# Required work:
Extract every line of the material that holds the string "const".
· · · · · · ·
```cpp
static int ln_bwd_launch(int32_t dtype, const void* dy, const void* x, const float* mean, const float* rstd,
                         const float* gamma, const void* res, void* dx, float* dgamma, float* dbeta,
                         int32_t accumulate, int64_t rows, int32_t d, float* workspace,
                         int64_t workspace_bytes, void* dx_masked, float drop_p, uint32_t drop_site, const void* seed,
                         void* stream) {
    DSVG_CHECK_ARG(dy && x && mean && rstd && gamma && dx && dgamma && dbeta, "layernorm_bwd: null pointer");
    DSVG_CHECK_ARG(rows > 0 && d > 0 && (d % 4) == 0 && d <= 1024, "layernorm_bwd: bad shape");
    DSVG_CHECK_ARG(workspace && workspace_bytes >= dsvg_layernorm_bwd_workspace_bytes(rows, d),
                   "layernorm_bwd: workspace too small");
    hipStream_t st = (hipStream_t)stream;
    const int nb = ln_grid(rows);
    const size_t lds = (size_t)4 * 2 * (d / 4 + 1) * 4 * sizeof(float);
#define DSVG_LNB(TT, NV) hipLaunchKernelGGL((ln_bwd_kernel<TT, NV>), dim3(nb), dim3(256), lds, st, (const TT*)dy, \
                                            (const TT*)x, mean, rstd, gamma, (const TT*)res, (TT*)dx, workspace,  \
                                            (long long)rows, d, (TT*)dx_masked, drop_p, (const uint64_t*)seed, drop_site)
    if (dtype == DSVG_F32) { if (d <= 256) DSVG_LNB(float, 1); else if (d <= 512) DSVG_LNB(float, 2); else DSVG_LNB(float, 4); }
    else if (dtype == DSVG_BF16) { if (d <= 256) DSVG_LNB(bf16_t, 1); else if (d <= 512) DSVG_LNB(bf16_t, 2); else DSVG_LNB(bf16_t, 4); }
    else { dsvg_set_error("layernorm_bwd: bad dtype %d", dtype); return -1; }
#undef DSVG_LNB
    DSVG_LAUNCH_CHECK("layernorm_bwd");
    if (dbeta == dgamma + d)
        return dsvg_reduce_partials_strided(workspace, nb, 2 * (int64_t)d, 2 * (int64_t)d, dgamma, accumulate, st);
    int rc = 0;
    rc = dsvg_reduce_partials_strided(workspace, nb, 2 * (int64_t)d, d, dgamma, accumulate, st);
    if (rc) return rc;
    rc = dsvg_reduce_partials_strided(workspace + d, nb, 2 * (int64_t)d, d, dbeta, accumulate, st);
    return rc;
}
```

### deepsvg_amd/functional.py

```python
import math
import contextlib
import functools
import os

import torch

from . import ops

FFN_MIN_ROWS = int(os.environ.get("DSVG_FFN_MIN_ROWS", "16384"))
ATTN_MIN_ROWS = int(os.environ.get("DSVG_ATTN_MIN_ROWS", "16384"))
FFN_GATE_DW2 = os.environ.get("DSVG_FFN_GATE_DW2", "1") != "0"
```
· · · · · · ·
# Solution to this problem:
static int ln_bwd_launch(int32_t dtype, const void* dy, const void* x, const float* mean, const float* rstd,
                         const float* gamma, const void* res, void* dx, float* dgamma, float* dbeta,
                         int64_t workspace_bytes, void* dx_masked, float drop_p, uint32_t drop_site, const void* seed,
    const int nb = ln_grid(rows);
    const size_t lds = (size_t)4 * 2 * (d / 4 + 1) * 4 * sizeof(float);
#define DSVG_LNB(TT, NV) hipLaunchKernelGGL((ln_bwd_kernel<TT, NV>), dim3(nb), dim3(256), lds, st, (const TT*)dy, \
                                            (const TT*)x, mean, rstd, gamma, (const TT*)res, (TT*)dx, workspace,  \
                                            (long long)rows, d, (TT*)dx_masked, drop_p, (const uint64_t*)seed, drop_site)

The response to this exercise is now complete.